13 yaşındaki Muhammed ailesinin maddi zorlukları nedeniyle okulu bırakmak zorunda kalan çocuklardan. Türkiye’ye ailesi ile birlikte 5 yıl önce gelmiş. Bir yıl okula gittikten sonra okulda yaşadığı dil sorunu ve öğretmen şiddeti nedeniyle okulu bırakmak zorunda kalmış. 4 yıldır da kapı imalatında ve ayakkabı üretiminde çalışmış. Gündüz sayacı olarak çalıştığını ifade eden Mumammed, “İş olunca akşam 7’den 11’e kadar kapı işinde çalışıyorum. İş oldukça çalışıyorum. Kapı işinden haftalık 250 lira kazanıyorum. Burada haftalık 100 lira veriyorlar” dedi.

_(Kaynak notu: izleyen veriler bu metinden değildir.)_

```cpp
template <int EPI, int MI>
__device__ __forceinline__ void gemm_epilogue_tile_lds_plain(f32x4 (&acc)[MI][4], const GemmArgs& p, int mrow0, int nb,
                                                             int lane, char* wl_generic) {
    typedef __attribute__((address_space(3))) char* lds_p;
    const lds_p wl = (lds_p)VR_LDS(wl_generic);
    const int fr = lane & 15, fq = lane >> 4;
    if constexpr (EPI == EPI_SWIGLU) {
        f32x4 bias[4];
#pragma unroll
        for (int j = 0; j < 4; ++j) bias[j] = f32x4{0.f, 0.f, 0.f, 0.f};
        if (p.bias) {
#pragma unroll
            for (int j = 0; j < 4; ++j) bias[j] = *reinterpret_cast<const f32x4*>(p.bias + min(nb + j * 16 + fq * 4, p.N - 4));
        }
#pragma unroll
        for (int i = 0; i < MI; ++i) {
            const int row = i * 16 + fr;
#pragma unroll
            for (int jj = 0; jj < 2; ++jj) {
                const f32x4 g = acc[i][2 * jj] + bias[2 * jj], u = acc[i][2 * jj + 1] + bias[2 * jj + 1];
                bf16x4 o;
#pragma unroll
                for (int r = 0; r < 4; ++r) o[r] = f2bf(silu(g[r]) * u[r]);
                const int c = jj * 2 + (fq >> 1);
                *reinterpret_cast<__attribute__((address_space(3))) bf16x4*>(wl + row * 128 + ((c ^ (row & 3)) << 4) + (fq & 1) * 8) = o;
            }
        }
    } else {
        f32x4 bias[4];
#pragma unroll
        for (int j = 0; j < 4; ++j) bias[j] = f32x4{0.f, 0.f, 0.f, 0.f};
        if constexpr (EPI == EPI_BF16 || EPI == EPI_GELU) {
            if (p.bias) {
#pragma unroll
                for (int j = 0; j < 4; ++j) bias[j] = *reinterpret_cast<const f32x4*>(p.bias + min(nb + j * 16 + fq * 4, p.N - 4));
            }
        }
        if constexpr (EPI == EPI_ROPE) {
            if (nb < p.rope_cols && nb < p.N) {
                int pos[MI];
#pragma unroll
                for (int i = 0; i < MI; ++i) pos[i] = p.rope_pos[min(mrow0 + i * 16 + fr, p.M - 1)];
#pragma unroll
                for (int c = 0; c < MI; c += 2) {
                    f32x4 cs[2][2], sn[2][2];
#pragma unroll
                    for (int ii = 0; ii < 2; ++ii) {
                        const float* tab = p.rope_table + (size_t)pos[c + ii] * 64;
#pragma unroll
                        for (int j = 0; j < 2; ++j) {
                            cs[ii][j] = *reinterpret_cast<const f32x4*>(tab + j * 16 + fq * 4);
                            sn[ii][j] = *reinterpret_cast<const f32x4*>(tab + 32 + j * 16 + fq * 4);
                        }
                    }
#pragma unroll
                    for (int ii = 0; ii < 2; ++ii)
#pragma unroll
                        for (int j = 0; j < 2; ++j) {
                            const f32x4 x1 = acc[c + ii][j], x2 = acc[c + ii][j + 2];
                            acc[c + ii][j] = x1 * cs[ii][j] - x2 * sn[ii][j];
                            acc[c + ii][j + 2] = x2 * cs[ii][j] + x1 * sn[ii][j];
                        }
                }
            }
        }
        if constexpr (EPI == EPI_BF16) {
            if (nb < p.col_scale_n) {
#pragma unroll
                for (int j = 0; j < 4; ++j) {
                    bias[j] *= p.col_scale;
#pragma unroll
                    for (int i = 0; i < MI; ++i) acc[i][j] *= p.col_scale;
                }
            }
        }
#pragma unroll
        for (int i = 0; i < MI; ++i) {
            const int row = i * 16 + fr;
#pragma unroll
            for (int j = 0; j < 4; ++j) {
                f32x4 v = acc[i][j] + bias[j];
                if constexpr (EPI == EPI_GELU) v = gelu_erf4(v);
                const bf16x4 o = __builtin_convertvector(v, bf16x4);
                const int c = j * 2 + (fq >> 1);
                *reinterpret_cast<__attribute__((address_space(3))) bf16x4*>(wl + row * 128 + ((c ^ (row & 7)) << 4) + (fq & 1) * 8) = o;
            }
        }
    }
    bf16_t* out = (bf16_t*)p.out;
    if constexpr (EPI == EPI_SWIGLU) {
        u32x4 d[MI];
#pragma unroll
        for (int it = 0; it < MI; ++it) {
            const int row = it * 16 + (lane >> 2), c = lane & 3;
            d[it] = *reinterpret_cast<const __attribute__((address_space(3))) u32x4*>(wl + row * 128 + ((c ^ (row & 3)) << 4));
        }
#pragma unroll
        for (int it = 0; it < MI; ++it) {
            const int row = it * 16 + (lane >> 2), c = lane & 3;
            const int m = mrow0 + row, n = nb / 2 + c * 8;
            if (m < p.M && 2 * n < p.N) *reinterpret_cast<u32x4*>(out + (size_t)m * p.ldo + n) = d[it];
        }
    } else {
        u32x4 d[MI * 2];
#pragma unroll
        for (int it = 0; it < MI * 2; ++it) {
            const int row = it * 8 + (lane >> 3), c = lane & 7;
            d[it] = *reinterpret_cast<const __attribute__((address_space(3))) u32x4*>(wl + row * 128 + ((c ^ (row & 7)) << 4));
        }
#pragma unroll
        for (int it = 0; it < MI * 2; ++it) {
            const int row = it * 8 + (lane >> 3), c = lane & 7;
            const int m = mrow0 + row, n = nb + c * 8;
            if (m < p.M && n < p.N) *reinterpret_cast<u32x4*>(out + (size_t)m * p.ldo + n) = d[it];
        }
    }
}

template <int EPI, int MI>
__device__ __forceinline__ void gemm_epilogue_tile_lds_plain_buf(f32x4 (&acc)[MI][4], f32x4 (&bias)[4], const GemmArgs& p,
                                                                 __amdgpu_buffer_rsrc_t ors, unsigned row_off, unsigned ldo_bytes,
                                                                 const f32x4 (&rope)[MI][4], int nb, int lane, char* wl_generic,
                                                                 __amdgpu_buffer_rsrc_t rbrs, unsigned rb_off) {
    static_assert(EPI == EPI_BF16 || EPI == EPI_GELU || EPI == EPI_SWIGLU || EPI == EPI_ROPE, "bf16 outputs only");
    typedef __attribute__((address_space(3))) char* lds_p;
    const lds_p wl = (lds_p)VR_LDS(wl_generic);
    const int fr = lane & 15, fq = lane >> 4;
    if constexpr (EPI == EPI_SWIGLU) {
#pragma unroll
        for (int i = 0; i < MI; ++i) {
            const int row = i * 16 + fr;
#pragma unroll
            for (int jj = 0; jj < 2; ++jj) {
                const f32x4 g = acc[i][2 * jj] + bias[2 * jj], u = acc[i][2 * jj + 1] + bias[2 * jj + 1];
                bf16x4 o;
#pragma unroll
                for (int r = 0; r < 4; ++r) o[r] = f2bf(silu(g[r]) * u[r]);
                const int c = jj * 2 + (fq >> 1);
                *reinterpret_cast<__attribute__((address_space(3))) bf16x4*>(wl + row * 128 + ((c ^ (row & 3)) << 4) + (fq & 1) * 8) = o;
            }
        }
    } else {
        if constexpr (EPI == EPI_ROPE) {
            if (nb < p.rope_cols && nb < p.N) {
#pragma unroll
                for (int i = 0; i < MI; ++i)
#pragma unroll
                    for (int j = 0; j < 2; ++j) {
                        const f32x4 x1 = acc[i][j], x2 = acc[i][j + 2];
                        acc[i][j] = x1 * rope[i][j] - x2 * rope[i][2 + j];
                        acc[i][j + 2] = x2 * rope[i][j] + x1 * rope[i][2 + j];
                    }
            }
        }
        if constexpr (EPI == EPI_BF16) {
            if (p.rowbias && nb < p.rowbias_cols) {
                f32x4 rb[MI][4];
#pragma unroll
                for (int i = 0; i < MI; ++i)
#pragma unroll
                    for (int j = 0; j < 4; ++j)
                        rb[i][j] = __builtin_bit_cast(f32x4, __builtin_amdgcn_raw_buffer_load_b128(
                            rbrs, rb_off + (unsigned)(i * 16 + fr) * (unsigned)p.rowbias_ld * 4u + (unsigned)(nb + j * 16 + fq * 4) * 4u, 0, 0));
#pragma unroll
                for (int i = 0; i < MI; ++i)
#pragma unroll
                    for (int j = 0; j < 4; ++j) acc[i][j] += rb[i][j];
            }
            if (nb < p.col_scale_n) {
#pragma unroll
                for (int j = 0; j < 4; ++j) {
#pragma unroll
                    for (int i = 0; i < MI; ++i) acc[i][j] = (acc[i][j] + bias[j]) * p.col_scale;
                }
            } else {
#pragma unroll
                for (int j = 0; j < 4; ++j)
#pragma unroll
                    for (int i = 0; i < MI; ++i) acc[i][j] += bias[j];
            }
        }
#pragma unroll
        for (int i = 0; i < MI; ++i) {
            const int row = i * 16 + fr;
#pragma unroll
            for (int j = 0; j < 4; ++j) {
                f32x4 v = acc[i][j];
                if constexpr (EPI == EPI_GELU) v = gelu_erf4(v + bias[j]);
                const bf16x4 o = __builtin_convertvector(v, bf16x4);
                const int c = j * 2 + (fq >> 1);
                *reinterpret_cast<__attribute__((address_space(3))) bf16x4*>(wl + row * 128 + ((c ^ (row & 7)) << 4) + (fq & 1) * 8) = o;
            }
        }
    }
    constexpr unsigned OOR = 0x80000000u;
    if constexpr (EPI == EPI_SWIGLU) {
        u32x4 d[MI];
#pragma unroll
        for (int it = 0; it < MI; ++it) {
            const int row = it * 16 + (lane >> 2), c = lane & 3;
            d[it] = *reinterpret_cast<const __attribute__((address_space(3))) u32x4*>(wl + row * 128 + ((c ^ (row & 3)) << 4));
        }
        const int n = nb / 2 + (lane & 3) * 8;
        const unsigned cofs = 2 * n < p.N ? (unsigned)n * 2u : OOR;
#pragma unroll
        for (int it = 0; it < MI; ++it)
            __builtin_amdgcn_raw_buffer_store_b128(d[it], ors, row_off + (unsigned)(it * 16 + (lane >> 2)) * ldo_bytes + cofs, 0, 0);
    } else {
        u32x4 d[MI * 2];
#pragma unroll
        for (int it = 0; it < MI * 2; ++it) {
            const int row = it * 8 + (lane >> 3), c = lane & 7;
            d[it] = *reinterpret_cast<const __attribute__((address_space(3))) u32x4*>(wl + row * 128 + ((c ^ (row & 7)) << 4));
        }
        const int n = nb + (lane & 7) * 8;
        const unsigned cofs = n < p.N ? (unsigned)n * 2u : OOR;
#pragma unroll
        for (int it = 0; it < MI * 2; ++it)
            __builtin_amdgcn_raw_buffer_store_b128(d[it], ors, row_off + (unsigned)(it * 8 + (lane >> 3)) * ldo_bytes + cofs, 0, 0);
    }
}

template <int EPI, int MI>
__device__ __forceinline__ void gemm_epilogue_tile_lds(f32x4 (&acc)[MI][4], const GemmArgs& p, int mrow0, int nb,
                                                       int lane, char* wl) {
    if (!p.rowmap && !p.rowbias) gemm_epilogue_tile_lds_plain<EPI, MI>(acc, p, mrow0, nb, lane, wl);
    else gemm_epilogue_tile_lds_general<EPI, MI>(acc, p, mrow0, nb, lane, wl);
}

}
```

visrag_amd/csrc/ops.hip:

```cpp
#include <hip/hip_runtime.h>

#include <algorithm>
#include <chrono>
#include <map>
#include <tuple>
#include <vector>

#include "engine_common.h"

struct ResizeTab { DevBuf bounds, kk; int ksize = 0; };
static std::map<std::tuple<int, int, int>, ResizeTab> g_resize_tabs;

static int get_resize_tab(int dev, int in_size, int out_size, ResizeTab** out) {
    auto key = std::make_tuple(dev, in_size, out_size);
    auto it = g_resize_tabs.find(key);
    if (it == g_resize_tabs.end()) {
        std::vector<int> b, k;
        ResizeTab t;
        t.ksize = resize_coeffs(in_size, out_size, b, k);
        VRCHK(t.bounds.alloc(b.size() * 4));
        VRCHK(t.kk.alloc(k.size() * 4));
        HIPCHK(hipMemcpy(t.bounds.p, b.data(), b.size() * 4, hipMemcpyHostToDevice));
        HIPCHK(hipMemcpy(t.kk.p, k.data(), k.size() * 4, hipMemcpyHostToDevice));
        it = g_resize_tabs.emplace(key, std::move(t)).first;
    }
    *out = &it->second;
    return VR_OK;
}

struct ResizeScratch { DevBuf in, tmp; };
static std::map<std::pair<int, void*>, ResizeScratch> g_resize_scratch;
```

Kazandığı paranın tamamını babasına verdiğini söyleyen Muhammed, “Ev kirasını veriyor, elektriği, suyu veriyor. Oralara harcıyor. Babam yaşlı. Ayda 2-3 gün inşaatta çalışıyor. Abim de tekstilde çalışıyor” dedi. Hayalinin doktor olmak olduğunu ifade eden Muhammed, şunları söyledi: “Okula gitmek isterdim ama öğretmen iyi eğitim vermedi. Türkçe iyi bilmiyordum. Bizi dövüyordu. Ben de okulu bıraktım.” 

SALGIN ‘BİTTİ’ ÇALIŞMAYA BAŞLADI

Bir başka saya atölyesinde çalışan Adil, okul hayatına devam edebilen çocuk işçilerden. 8’inci sınıf öğrencisi. Babası yaşlı olduğu için çalışmayan Adil’in evin geçimin birlikte sağlayan iki ağabeyi de sigortasız çalışıyor. 3’ü de salgın sürecinde çalışamayınca bu süreci evli olan ağabeyinin ve Almanya’da yaşayan dayısının desteği ile geçirdiklerini anlatan Adil, salgın sürecinde işler iyi gitmeyince ailesine katkıda bulunmak için tatil sürecini çalışarak geçirmiş. Haftalık 250-300 liraya çalışan Adil, parasını eve veriyor. Okula devam etmek istediğini ifade eden Adil, “Okul açılana kadar buradayım. Sonra derslerime çalışacağım. Suriye’den beri diş doktoru olmak istiyorum. Hedefim bu” dedi.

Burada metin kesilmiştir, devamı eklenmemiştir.